# Exercise requirements:
All that should be output is the block of lines below from the line with "a.P = P; a.nb" to the line with "t.split_networks = 2", both included, exactly as written.

+--

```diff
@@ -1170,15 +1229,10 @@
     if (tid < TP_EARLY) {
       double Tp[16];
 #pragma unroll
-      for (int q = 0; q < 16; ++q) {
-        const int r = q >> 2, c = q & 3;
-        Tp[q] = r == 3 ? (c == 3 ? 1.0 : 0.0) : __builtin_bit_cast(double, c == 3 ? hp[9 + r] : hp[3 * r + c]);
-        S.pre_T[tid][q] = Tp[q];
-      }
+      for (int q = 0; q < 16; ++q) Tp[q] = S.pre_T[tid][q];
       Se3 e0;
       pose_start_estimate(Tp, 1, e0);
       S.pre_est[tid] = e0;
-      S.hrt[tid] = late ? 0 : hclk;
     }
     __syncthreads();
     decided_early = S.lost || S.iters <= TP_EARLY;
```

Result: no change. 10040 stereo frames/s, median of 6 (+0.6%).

+--

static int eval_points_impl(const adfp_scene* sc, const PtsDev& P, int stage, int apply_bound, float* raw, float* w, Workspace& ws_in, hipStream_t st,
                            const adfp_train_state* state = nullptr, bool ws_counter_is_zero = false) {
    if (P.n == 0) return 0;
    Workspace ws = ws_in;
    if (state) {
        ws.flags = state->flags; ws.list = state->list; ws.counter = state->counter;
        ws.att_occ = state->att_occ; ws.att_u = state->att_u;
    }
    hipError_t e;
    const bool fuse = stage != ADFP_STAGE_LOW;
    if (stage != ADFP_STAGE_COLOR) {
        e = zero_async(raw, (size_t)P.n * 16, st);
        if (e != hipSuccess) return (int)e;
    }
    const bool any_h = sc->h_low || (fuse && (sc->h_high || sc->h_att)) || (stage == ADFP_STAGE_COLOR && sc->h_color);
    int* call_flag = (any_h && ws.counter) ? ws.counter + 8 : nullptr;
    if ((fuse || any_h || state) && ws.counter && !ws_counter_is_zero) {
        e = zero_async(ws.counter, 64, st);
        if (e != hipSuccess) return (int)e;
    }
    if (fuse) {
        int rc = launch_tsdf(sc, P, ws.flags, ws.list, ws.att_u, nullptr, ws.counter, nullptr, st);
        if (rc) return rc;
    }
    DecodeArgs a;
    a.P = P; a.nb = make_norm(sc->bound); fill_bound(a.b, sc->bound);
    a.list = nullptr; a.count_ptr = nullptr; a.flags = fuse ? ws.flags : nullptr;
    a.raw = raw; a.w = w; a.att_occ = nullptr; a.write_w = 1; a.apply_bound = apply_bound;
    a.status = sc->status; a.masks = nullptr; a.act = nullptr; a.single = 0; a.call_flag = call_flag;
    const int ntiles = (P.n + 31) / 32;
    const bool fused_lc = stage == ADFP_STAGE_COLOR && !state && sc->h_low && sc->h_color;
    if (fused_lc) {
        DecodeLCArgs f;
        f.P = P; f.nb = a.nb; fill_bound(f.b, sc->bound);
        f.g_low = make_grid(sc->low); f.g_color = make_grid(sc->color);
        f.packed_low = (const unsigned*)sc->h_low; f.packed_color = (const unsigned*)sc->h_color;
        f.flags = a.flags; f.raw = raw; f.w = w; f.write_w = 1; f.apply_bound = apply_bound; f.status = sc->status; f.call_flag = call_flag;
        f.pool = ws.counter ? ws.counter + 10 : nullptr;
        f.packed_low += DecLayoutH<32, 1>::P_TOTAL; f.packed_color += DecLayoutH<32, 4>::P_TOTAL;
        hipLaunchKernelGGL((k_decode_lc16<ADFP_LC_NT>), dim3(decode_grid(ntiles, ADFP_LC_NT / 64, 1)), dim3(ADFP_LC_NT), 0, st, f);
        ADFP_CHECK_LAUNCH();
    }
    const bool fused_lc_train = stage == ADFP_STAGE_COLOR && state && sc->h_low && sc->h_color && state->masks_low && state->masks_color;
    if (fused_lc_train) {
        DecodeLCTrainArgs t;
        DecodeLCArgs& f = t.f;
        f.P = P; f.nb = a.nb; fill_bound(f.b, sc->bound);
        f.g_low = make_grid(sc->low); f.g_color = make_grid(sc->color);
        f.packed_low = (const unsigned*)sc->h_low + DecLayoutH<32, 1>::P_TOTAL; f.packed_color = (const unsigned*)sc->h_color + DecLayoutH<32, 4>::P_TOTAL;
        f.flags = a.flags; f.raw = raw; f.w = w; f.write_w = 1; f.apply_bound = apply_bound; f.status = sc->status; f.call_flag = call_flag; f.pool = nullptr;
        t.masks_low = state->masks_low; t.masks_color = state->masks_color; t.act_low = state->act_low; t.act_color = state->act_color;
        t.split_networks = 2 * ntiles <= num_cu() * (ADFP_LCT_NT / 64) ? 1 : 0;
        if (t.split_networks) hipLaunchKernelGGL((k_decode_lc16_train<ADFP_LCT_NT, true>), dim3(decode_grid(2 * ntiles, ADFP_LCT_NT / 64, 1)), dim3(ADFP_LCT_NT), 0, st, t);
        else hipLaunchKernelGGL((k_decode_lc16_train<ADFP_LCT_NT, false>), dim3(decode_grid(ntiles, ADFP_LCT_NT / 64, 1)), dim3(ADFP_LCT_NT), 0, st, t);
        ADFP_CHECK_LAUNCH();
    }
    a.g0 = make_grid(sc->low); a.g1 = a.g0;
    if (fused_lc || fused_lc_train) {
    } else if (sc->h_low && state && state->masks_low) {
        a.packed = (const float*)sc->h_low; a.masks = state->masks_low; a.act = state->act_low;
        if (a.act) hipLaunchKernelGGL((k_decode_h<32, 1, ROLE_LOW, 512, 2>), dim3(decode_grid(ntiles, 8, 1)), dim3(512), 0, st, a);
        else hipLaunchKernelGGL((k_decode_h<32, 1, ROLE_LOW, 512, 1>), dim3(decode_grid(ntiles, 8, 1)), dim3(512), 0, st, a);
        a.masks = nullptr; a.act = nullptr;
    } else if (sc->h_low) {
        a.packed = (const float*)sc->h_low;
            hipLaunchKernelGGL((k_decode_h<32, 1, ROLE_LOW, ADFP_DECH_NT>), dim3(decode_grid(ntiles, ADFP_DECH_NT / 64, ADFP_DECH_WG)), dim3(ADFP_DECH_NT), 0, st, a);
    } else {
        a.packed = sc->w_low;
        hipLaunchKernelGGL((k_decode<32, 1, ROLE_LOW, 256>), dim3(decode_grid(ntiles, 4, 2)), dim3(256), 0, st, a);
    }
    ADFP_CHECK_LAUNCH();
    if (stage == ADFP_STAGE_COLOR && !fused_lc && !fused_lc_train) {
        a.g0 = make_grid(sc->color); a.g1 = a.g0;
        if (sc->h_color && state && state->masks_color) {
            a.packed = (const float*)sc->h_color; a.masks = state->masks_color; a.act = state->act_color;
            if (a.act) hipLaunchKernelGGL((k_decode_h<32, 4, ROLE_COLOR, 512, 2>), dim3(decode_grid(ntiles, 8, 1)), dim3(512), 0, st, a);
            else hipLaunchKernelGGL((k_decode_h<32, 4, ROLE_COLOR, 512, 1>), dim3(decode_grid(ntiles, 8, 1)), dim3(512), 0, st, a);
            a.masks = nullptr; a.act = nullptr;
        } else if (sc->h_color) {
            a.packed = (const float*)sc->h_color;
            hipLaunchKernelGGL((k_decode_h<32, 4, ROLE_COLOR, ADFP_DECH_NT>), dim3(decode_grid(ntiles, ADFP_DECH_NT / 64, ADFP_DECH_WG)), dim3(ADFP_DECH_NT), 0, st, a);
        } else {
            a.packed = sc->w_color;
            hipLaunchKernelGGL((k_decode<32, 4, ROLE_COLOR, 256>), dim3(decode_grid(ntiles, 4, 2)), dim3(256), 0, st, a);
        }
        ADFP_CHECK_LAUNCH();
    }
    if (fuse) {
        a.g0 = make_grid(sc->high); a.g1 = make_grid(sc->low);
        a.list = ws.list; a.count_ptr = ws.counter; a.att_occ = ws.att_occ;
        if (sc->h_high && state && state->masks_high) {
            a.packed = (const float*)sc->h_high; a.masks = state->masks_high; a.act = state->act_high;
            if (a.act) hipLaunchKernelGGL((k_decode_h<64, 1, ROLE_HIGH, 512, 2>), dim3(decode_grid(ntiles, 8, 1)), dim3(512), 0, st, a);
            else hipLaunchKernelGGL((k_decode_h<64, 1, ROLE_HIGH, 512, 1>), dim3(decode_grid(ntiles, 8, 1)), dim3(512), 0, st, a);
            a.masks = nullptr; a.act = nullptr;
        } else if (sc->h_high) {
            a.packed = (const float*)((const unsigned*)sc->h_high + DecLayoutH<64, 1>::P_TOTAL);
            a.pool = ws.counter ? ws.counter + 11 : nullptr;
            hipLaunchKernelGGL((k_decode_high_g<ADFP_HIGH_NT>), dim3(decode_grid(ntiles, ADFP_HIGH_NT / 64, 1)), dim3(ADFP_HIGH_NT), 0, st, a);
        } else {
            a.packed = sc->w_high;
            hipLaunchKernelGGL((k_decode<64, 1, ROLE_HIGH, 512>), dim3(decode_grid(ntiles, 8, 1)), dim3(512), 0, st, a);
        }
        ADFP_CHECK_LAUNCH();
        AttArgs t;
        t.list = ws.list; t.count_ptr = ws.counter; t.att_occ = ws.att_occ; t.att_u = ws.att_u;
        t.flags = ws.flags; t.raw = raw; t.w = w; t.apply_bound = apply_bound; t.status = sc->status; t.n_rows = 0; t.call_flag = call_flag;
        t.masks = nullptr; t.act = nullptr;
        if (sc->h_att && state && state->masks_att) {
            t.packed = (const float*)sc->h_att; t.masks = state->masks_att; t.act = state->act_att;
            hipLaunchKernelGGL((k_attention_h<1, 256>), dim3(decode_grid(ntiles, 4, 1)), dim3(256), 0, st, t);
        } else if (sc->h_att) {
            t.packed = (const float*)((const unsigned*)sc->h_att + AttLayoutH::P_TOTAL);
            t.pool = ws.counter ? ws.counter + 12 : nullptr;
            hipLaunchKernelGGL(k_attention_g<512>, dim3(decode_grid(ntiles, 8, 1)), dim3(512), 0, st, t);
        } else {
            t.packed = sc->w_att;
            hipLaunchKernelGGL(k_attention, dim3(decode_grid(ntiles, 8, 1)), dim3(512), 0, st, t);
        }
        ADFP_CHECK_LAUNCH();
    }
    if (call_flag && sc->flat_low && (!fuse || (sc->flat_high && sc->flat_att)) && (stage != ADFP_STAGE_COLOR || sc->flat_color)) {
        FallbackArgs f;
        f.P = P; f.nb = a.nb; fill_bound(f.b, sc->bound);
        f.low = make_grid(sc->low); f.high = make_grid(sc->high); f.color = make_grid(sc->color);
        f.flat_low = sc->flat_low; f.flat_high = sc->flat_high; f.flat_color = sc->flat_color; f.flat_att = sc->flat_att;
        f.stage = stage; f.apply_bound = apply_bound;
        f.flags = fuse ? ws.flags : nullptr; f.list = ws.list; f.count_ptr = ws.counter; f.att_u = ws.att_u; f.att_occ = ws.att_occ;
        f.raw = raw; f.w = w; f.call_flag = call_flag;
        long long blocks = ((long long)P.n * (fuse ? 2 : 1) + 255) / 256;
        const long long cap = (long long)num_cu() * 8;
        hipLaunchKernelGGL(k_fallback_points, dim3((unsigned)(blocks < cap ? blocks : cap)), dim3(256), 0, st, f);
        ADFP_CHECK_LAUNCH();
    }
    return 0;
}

+--

# Solution to the problem:
    a.P = P; a.nb = make_norm(sc->bound); fill_bound(a.b, sc->bound);
    a.list = nullptr; a.count_ptr = nullptr; a.flags = fuse ? ws.flags : nullptr;
    a.raw = raw; a.w = w; a.att_occ = nullptr; a.write_w = 1; a.apply_bound = apply_bound;
    a.status = sc->status; a.masks = nullptr; a.act = nullptr; a.single = 0; a.call_flag = call_flag;
    const int ntiles = (P.n + 31) / 32;
    const bool fused_lc = stage == ADFP_STAGE_COLOR && !state && sc->h_low && sc->h_color;
    if (fused_lc) {
        DecodeLCArgs f;
        f.P = P; f.nb = a.nb; fill_bound(f.b, sc->bound);
        f.g_low = make_grid(sc->low); f.g_color = make_grid(sc->color);
        f.packed_low = (const unsigned*)sc->h_low; f.packed_color = (const unsigned*)sc->h_color;
        f.flags = a.flags; f.raw = raw; f.w = w; f.write_w = 1; f.apply_bound = apply_bound; f.status = sc->status; f.call_flag = call_flag;
        f.pool = ws.counter ? ws.counter + 10 : nullptr;
        f.packed_low += DecLayoutH<32, 1>::P_TOTAL; f.packed_color += DecLayoutH<32, 4>::P_TOTAL;
        hipLaunchKernelGGL((k_decode_lc16<ADFP_LC_NT>), dim3(decode_grid(ntiles, ADFP_LC_NT / 64, 1)), dim3(ADFP_LC_NT), 0, st, f);
        ADFP_CHECK_LAUNCH();
    }
    const bool fused_lc_train = stage == ADFP_STAGE_COLOR && state && sc->h_low && sc->h_color && state->masks_low && state->masks_color;
    if (fused_lc_train) {
        DecodeLCTrainArgs t;
        DecodeLCArgs& f = t.f;
        f.P = P; f.nb = a.nb; fill_bound(f.b, sc->bound);
        f.g_low = make_grid(sc->low); f.g_color = make_grid(sc->color);
        f.packed_low = (const unsigned*)sc->h_low + DecLayoutH<32, 1>::P_TOTAL; f.packed_color = (const unsigned*)sc->h_color + DecLayoutH<32, 4>::P_TOTAL;
        f.flags = a.flags; f.raw = raw; f.w = w; f.write_w = 1; f.apply_bound = apply_bound; f.status = sc->status; f.call_flag = call_flag; f.pool = nullptr;
        t.masks_low = state->masks_low; t.masks_color = state->masks_color; t.act_low = state->act_low; t.act_color = state->act_color;
        t.split_networks = 2 * ntiles <= num_cu() * (ADFP_LCT_NT / 64) ? 1 : 0;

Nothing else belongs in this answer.